Twitter’s website stresses how wacky the company is: workers wear cowboy hats and babble that: “Crazy things happen every day…it’s pretty ridiculous.” The company has a team of people whose job is to make workers happy: for example, by providing them with cold towels on a hot day. Zappos boasts that creating “fun and a little weirdness” is one of its core values. Tony Hsieh, the boss, shaves his head and spends 10% of his time studying what he calls the “science of happiness”. He once joked that Zappos was suing the Walt Disney Company for claiming that it was “the happiest place on earth”. The company engages in regular “random acts of kindness”: workers form a noisy conga line and single out one of their colleagues for praise. The praisee then has to wear a silly hat for a week.
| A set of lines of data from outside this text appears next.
__global__ void k_wait(const u64* flag, const u64* base, u64 v, Status* st, u64 timeout_ticks) {
    if (threadIdx.x != 0) return;
    if (__hip_atomic_load(&st->err, __ATOMIC_RELAXED, __HIP_MEMORY_SCOPE_SYSTEM)) return;
    const u64 want = rel(base, v);
    const u64 t0 = now_ticks();
    u64 spins = 0, seen;
    while ((seen = ld_sys(flag)) < want) {
        if ((++spins & 255) == 0 && now_ticks() - t0 > timeout_ticks) {
            st->seen = seen;
            st->want = want;
            __hip_atomic_store(&st->err, 1u, __ATOMIC_RELAXED, __HIP_MEMORY_SCOPE_SYSTEM);
            return;
        }
        __builtin_amdgcn_s_sleep(1);
    }
}

__global__ void k_seqbase(u64* base, u64 tx, u64 rx, int add) {
    if (threadIdx.x != 0) return;
    st_sys(base, add ? ld_sys(base) + tx : tx);
    st_sys(base + 1, add ? ld_sys(base + 1) + rx : rx);
}

enum { kTsEntry = 0, kTsPosted = 1, kTsFirst = 2, kTsLoop = 3 };

template <int MODE, bool ANYWG = false>
struct Loop {
    const XferArgs& a;
    int* s_abort;
    u64* lds4;
    v4u* s_tx;
    static constexpr int kUnits = ANYWG ? kLLUnitsPerLane / 2 : kLLUnitsPerLane;
    u64 pre[kUnits];
    u64* s_seen = nullptr;
    mutable bool staged = false;
    mutable u64 ts[4] = {0, 0, 0, 0};
    mutable u64 rdone = 0, rdig = 0;

    __device__ void preload_ll(long long n) {
#pragma unroll
        for (int j = 0; j < kUnits; ++j) {
            const long long off = 8ll * ((int)threadIdx.x + j * kBlock);
            u64 w = 0;
            if (off + 8 <= n) {
                w = *reinterpret_cast<const u64*>(a.tx + off);
            } else {
                for (long long b = 0; off + b < n; ++b) w |= (u64)a.tx[off + b] << (8 * b);
            }
            pre[j] = w;
        }
    }

    __device__ bool aborted() const { return *s_abort != 0; }
    __device__ bool ll_owner() const { return ANYWG || blockIdx.x == 0; }

    __device__ void give_up(int iter) const {
        *s_abort = 1;
        __hip_atomic_store(&a.gbar[1], 1ull, __ATOMIC_RELAXED, __HIP_MEMORY_SCOPE_AGENT);
        __hip_atomic_store(&a.status->where, (unsigned)iter + 1, __ATOMIC_RELAXED, __HIP_MEMORY_SCOPE_SYSTEM);
        __hip_atomic_store(&a.status->err, 1u, __ATOMIC_RELAXED, __HIP_MEMORY_SCOPE_SYSTEM);
    }
    __device__ bool should_stop(u64 spins, u64 t0) const {
        if ((spins & 63) != 0) return false;
        if (*s_abort) return true;
        if (__hip_atomic_load(&a.gbar[1], __ATOMIC_RELAXED, __HIP_MEMORY_SCOPE_AGENT)) return true;
        return now_ticks() - t0 > a.timeout_ticks;
    }

    __device__ bool is_ll(long long n) const { return MODE != MPX_MODE_NONBLOCKING && n <= a.ll_max; }

    __device__ void push_ll(long long n, u64 seq, unsigned goff = 0) const {
        if (!ll_owner()) return;
        const int ng = n > 0 ? (int)((n + 3) >> 2) : 1;
        const int nu = (ng + 1) >> 1;
        const unsigned tag = ll_tag(seq);
        const __amdgpu_buffer_rsrc_t dst = rsrc(&a.peer_mb->ll[a.my_slot][goff], (unsigned)(nu * 16));
#pragma unroll
        for (int j = 0; j < kUnits; ++j) {
            const int u = (int)threadIdx.x + j * kBlock;
            if (u < nu) {
                const v4u v = {(unsigned)pre[j], tag, (unsigned)(pre[j] >> 32), tag};
                __builtin_amdgcn_raw_buffer_store_b128(v, dst, (unsigned)u * 16, 0, kAuxSys);
            }
        }
    }

    __device__ void chunk_of(long long n, long long* lo, long long* hi) const {
        const long long chunk = (((n + a.nwg - 1) / a.nwg) + 15) & ~15ll;
        *lo = (long long)blockIdx.x * chunk;
        *hi = *lo + chunk < n ? *lo + chunk : n;
    }

    template <int AUX, bool STAGE>
    __device__ __forceinline__ void push_units(const v4u* src, __amdgpu_buffer_rsrc_t dst, int nv) const {
        int v = threadIdx.x;
        for (; v + 3 * kBlock < nv; v += 4 * kBlock) {
            const v4u r0 = src[v], r1 = src[v + kBlock], r2 = src[v + 2 * kBlock], r3 = src[v + 3 * kBlock];
            __builtin_amdgcn_raw_buffer_store_b128(r0, dst, v * 16, 0, AUX);
            __builtin_amdgcn_raw_buffer_store_b128(r1, dst, (v + kBlock) * 16, 0, AUX);
            __builtin_amdgcn_raw_buffer_store_b128(r2, dst, (v + 2 * kBlock) * 16, 0, AUX);
            __builtin_amdgcn_raw_buffer_store_b128(r3, dst, (v + 3 * kBlock) * 16, 0, AUX);
            if (STAGE) {
                s_tx[v] = r0;
                s_tx[v + kBlock] = r1;
                s_tx[v + 2 * kBlock] = r2;
                s_tx[v + 3 * kBlock] = r3;
            }
        }
        for (; v < nv; v += kBlock) {
            const v4u r = src[v];
            __builtin_amdgcn_raw_buffer_store_b128(r, dst, v * 16, 0, AUX);
            if (STAGE) s_tx[v] = r;
        }
    }
    template <bool STAGE>
    __device__ __forceinline__ void push_units_aux(const v4u* src, __amdgpu_buffer_rsrc_t dst, int nv) const {
        if (a.stream) push_units<kAuxSysNt, STAGE>(src, dst, nv);
        else push_units<kAuxSys, STAGE>(src, dst, nv);
    }

    __device__ void push_bulk(long long n, u64 seq, bool publish = true, unsigned char* dst_base = nullptr,
                              bool skip = false) const {
        const int w = blockIdx.x;
        if (w >= a.nwg) return;
        long long lo, hi;
        chunk_of(n, &lo, &hi);
        if (lo < hi) {
            const unsigned bytes = (unsigned)(hi - lo);
            const __amdgpu_buffer_rsrc_t dst = rsrc((dst_base ? dst_base : a.peer_rx) + lo, bytes);
            const int nv = (int)(bytes >> 4);
            const v4u* txv = reinterpret_cast<const v4u*>(a.tx + lo);
            if (a.stage && !staged) {
                if (!skip) {
                    push_units_aux<true>(txv, dst, nv);
                } else {
                    for (int v = threadIdx.x; v < nv; v += kBlock) s_tx[v] = txv[v];
                }
            } else if (!skip) {
                push_units_aux<false>(a.stage ? s_tx : txv, dst, nv);
            }
            const unsigned tail = bytes & 15;
            if (threadIdx.x < tail && !skip) {
                const unsigned o = (unsigned)nv * 16 + threadIdx.x;
                __builtin_amdgcn_raw_buffer_store_b8(a.tx[lo + o], dst, o, 0, kAuxSys);
            }
        }
        staged = true;
        if (!publish) return;
        drain_stores();
        __syncthreads();
        if (threadIdx.x == 0) st_sys(&a.peer_mb->flag[a.my_slot][w], seq);
    }

    __device__ void send(long long n, u64 seq, bool skip = false) const {
        if (is_ll(n)) { if (!skip) push_ll(n, seq); else push_ll_tags_only(n, seq); }
        else push_bulk(n, seq, true, nullptr, skip);
    }

    __device__ void push_ll_tags_only(long long n, u64 seq, unsigned goff = 0) const {
        if (!ll_owner()) return;
        const int ng = n > 0 ? (int)((n + 3) >> 2) : 1;
        const int nu = (ng + 1) >> 1;
        const unsigned tag = ll_tag(seq);
        const __amdgpu_buffer_rsrc_t dst = rsrc(&a.peer_mb->ll[a.my_slot][goff], (unsigned)(nu * 16));
        for (int u = threadIdx.x; u < nu; u += kBlock) {
            const v4u v = {~0u, tag, ~0u, tag};
            __builtin_amdgcn_raw_buffer_store_b128(v, dst, (unsigned)u * 16, 0, kAuxSys);
        }
    }

    __device__ bool wait_ll(long long n, u64 seq, int iter, unsigned goff = 0) const {
        const int ng = n > 0 ? (int)((n + 3) >> 2) : 1;
        const int nu = (ng + 1) >> 1;
        const int mine = nu > (int)threadIdx.x ? (nu - (int)threadIdx.x + kBlock - 1) / kBlock : 0;
        const unsigned tag = ll_tag(seq);
        const __amdgpu_buffer_rsrc_t src = rsrc(&a.my_mb->ll[a.peer_slot][goff], (unsigned)(nu * 16));
        v4u x[kUnits];
        if (mine > 0) {
            const u64 t0 = now_ticks();
            u64 spins = 0;
            for (;;) {
#pragma unroll
                for (int j = 0; j < kUnits; ++j)
                    if (j < mine)
                        x[j] = __builtin_amdgcn_raw_buffer_load_b128(src, ((unsigned)threadIdx.x + j * kBlock) * 16, 0,
                                                                     kAuxSysVol);
                bool ok = true;
#pragma unroll
                for (int j = 0; j < kUnits; ++j)
                    if (j < mine) ok &= (x[j].y == tag) & (x[j].w == tag);
                if (ok) break;
                if (should_stop(++spins, t0)) { give_up(iter); break; }
                __builtin_amdgcn_s_sleep(0);
            }
            if (ll_owner() && !*s_abort) {
                const __amdgpu_buffer_rsrc_t rr = rsrc(a.rx, (unsigned)n);
#pragma unroll
                for (int j = 0; j < kUnits; ++j) {
                    if (j >= mine) break;
                    const long long off = 8ll * ((int)threadIdx.x + j * kBlock);
                    const u64 d = ((u64)x[j].z << 32) | x[j].x;
                    if (off + 8 <= n) {
                        const unsigned lo = (unsigned)d, hi = (unsigned)(d >> 32);
                        __builtin_amdgcn_raw_buffer_store_b32(lo, rr, (unsigned)off, 0, kAuxSys);
                        __builtin_amdgcn_raw_buffer_store_b32(hi, rr, (unsigned)off + 4, 0, kAuxSys);
                    } else {
                        for (long long b = 0; off + b < n; ++b)
                            __builtin_amdgcn_raw_buffer_store_b8((unsigned char)(d >> (8 * b)), rr, (unsigned)(off + b),
                                                                 0, kAuxSys);
                    }
                }
            }
        }
        __syncthreads();
        return !aborted();
    }

    __device__ bool wait_bulk(u64 seq, int iter) const {
        if (threadIdx.x < 64) {
            const u64* f = &a.my_mb->flag[a.peer_slot][0];
            const u64 t0 = now_ticks();
            u64 spins = 0;
            for (;;) {
                bool ok = true;
                for (int j = threadIdx.x; j < a.nwg; j += 64) ok &= ld_sys(f + j) >= seq;
                if (__all(ok)) break;
                if (should_stop(++spins, t0)) {
                    if (threadIdx.x == 0) give_up(iter);
                    break;
                }
                __builtin_amdgcn_s_sleep(1);
            }
        }
        __syncthreads();
        return !aborted();
    }

    __device__ bool recv(long long n, u64 seq, int iter) const {
        return is_ll(n) ? wait_ll(n, seq, iter) : wait_bulk(seq, iter);
    }

    __device__ void post_receives() const {
        if (blockIdx.x == 0 && threadIdx.x == 0) st_sys(&a.peer_mb->posted[a.my_slot], a.call);
    }
    __device__ bool peer_posted() const { return ld_sys(&a.my_mb->posted[a.peer_slot]) >= a.call; }
    __device__ bool wait_posted() const {
        if (threadIdx.x == 0) {
            const u64 t0 = now_ticks();
            u64 spins = 0;
            while (!peer_posted()) {
                if (should_stop(++spins, t0)) { give_up(0); break; }
                __builtin_amdgcn_s_sleep(1);
            }
        }
        stamp(kTsPosted);
        __syncthreads();
        return !aborted();
    }

    __device__ void check(long long n, int iter) const {
        const u64 poison = 0x5a5a5a5a5a5a5a5aull ^ (u64)iter;
        const bool last = iter + 1 == a.iters;
        u64 acc = 0;
        if (is_ll(n)) {
            if (ll_owner()) {
                const __amdgpu_buffer_rsrc_t rr = rsrc(a.rx, (unsigned)n);
                for (long long k = threadIdx.x; 8 * k < n; k += kBlock) {
                    const unsigned o = (unsigned)(8 * k);
                    u64 w = 0;
                    if (8 * k + 8 <= n) {
                        w = (u64)__builtin_amdgcn_raw_buffer_load_b32(rr, o, 0, kAuxSys) |
                            ((u64)__builtin_amdgcn_raw_buffer_load_b32(rr, o + 4, 0, kAuxSys) << 32);
                    } else {
                        for (long long b = 0; 8 * k + b < n; ++b)
                            w |= (u64)__builtin_amdgcn_raw_buffer_load_b8(rr, o + (unsigned)b, 0, kAuxSys) << (8 * b);
                    }
                    acc += csum_term(w, k);
                }
                __syncthreads();
                if (!last) {
                    for (long long o = threadIdx.x; o < n; o += kBlock)
                        __builtin_amdgcn_raw_buffer_store_b8((unsigned char)poison, rr, (unsigned)o, 0, kAuxSys);
                    drain_stores();
                }
            }
        } else if ((int)blockIdx.x < a.nwg) {
            acc = sum_chunk(a.rx, n, poison, last);
        }
        const u64 s = block_sum(acc, lds4);
        if (threadIdx.x == 0 && s) atomicAdd(&a.csum[iter], s);
    }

Now, short of having a silly hat—cuz who doesn’t want one of those bad boys for office and home use—why would the masters of industry in this country think I want to have more fun at work? I can’t speak for the employed-without-children, but I can’t imagine they are all that different from me: I want to do my work and leave. Creating things that will keep me in my office strikes me as, well, a way for an employer to keep me in my office. Which is not where I house my girlfriend, children, television, or refrigerator. As a parent, I’m constantly looking for ways to meet me work responsibilities while simultaneously spending as little time physically in the office as is possible and ethical. This trend directly counteracts those efforts.

It reminded me of some work-related experiences I had years ago when I lived in Vietnam (that’s how I met Matt; we were both sub-editors at Vietnam News). I had a friend who was a manager at a foreign-owned mobile-phone company. One of his colleagues was having a hard time motivating his Vietnamese employees, despite having implemented a number of what he considered worker-friendly office policies, the crowning achievement of which was casual Friday attire for work.

The Vietnamese employees detested casual Friday, largely because they were, culturally speaking, not quite as sartorially casual as the average American. They liked dressing up—it signaled success and respect to them. Telling them to wear Dockers wasn’t going to make them feel more invested in the company.

My friend’s solution, and it was a good one, was to create a program within the company where employees could earn training and education trips abroad. This cost the company money, of course, but it was suitably difficult for the employees to achieve, and most important, it was something they really wanted.

Trip abroad or funny hat? Hmm. Check back with me later. I’m thinking here.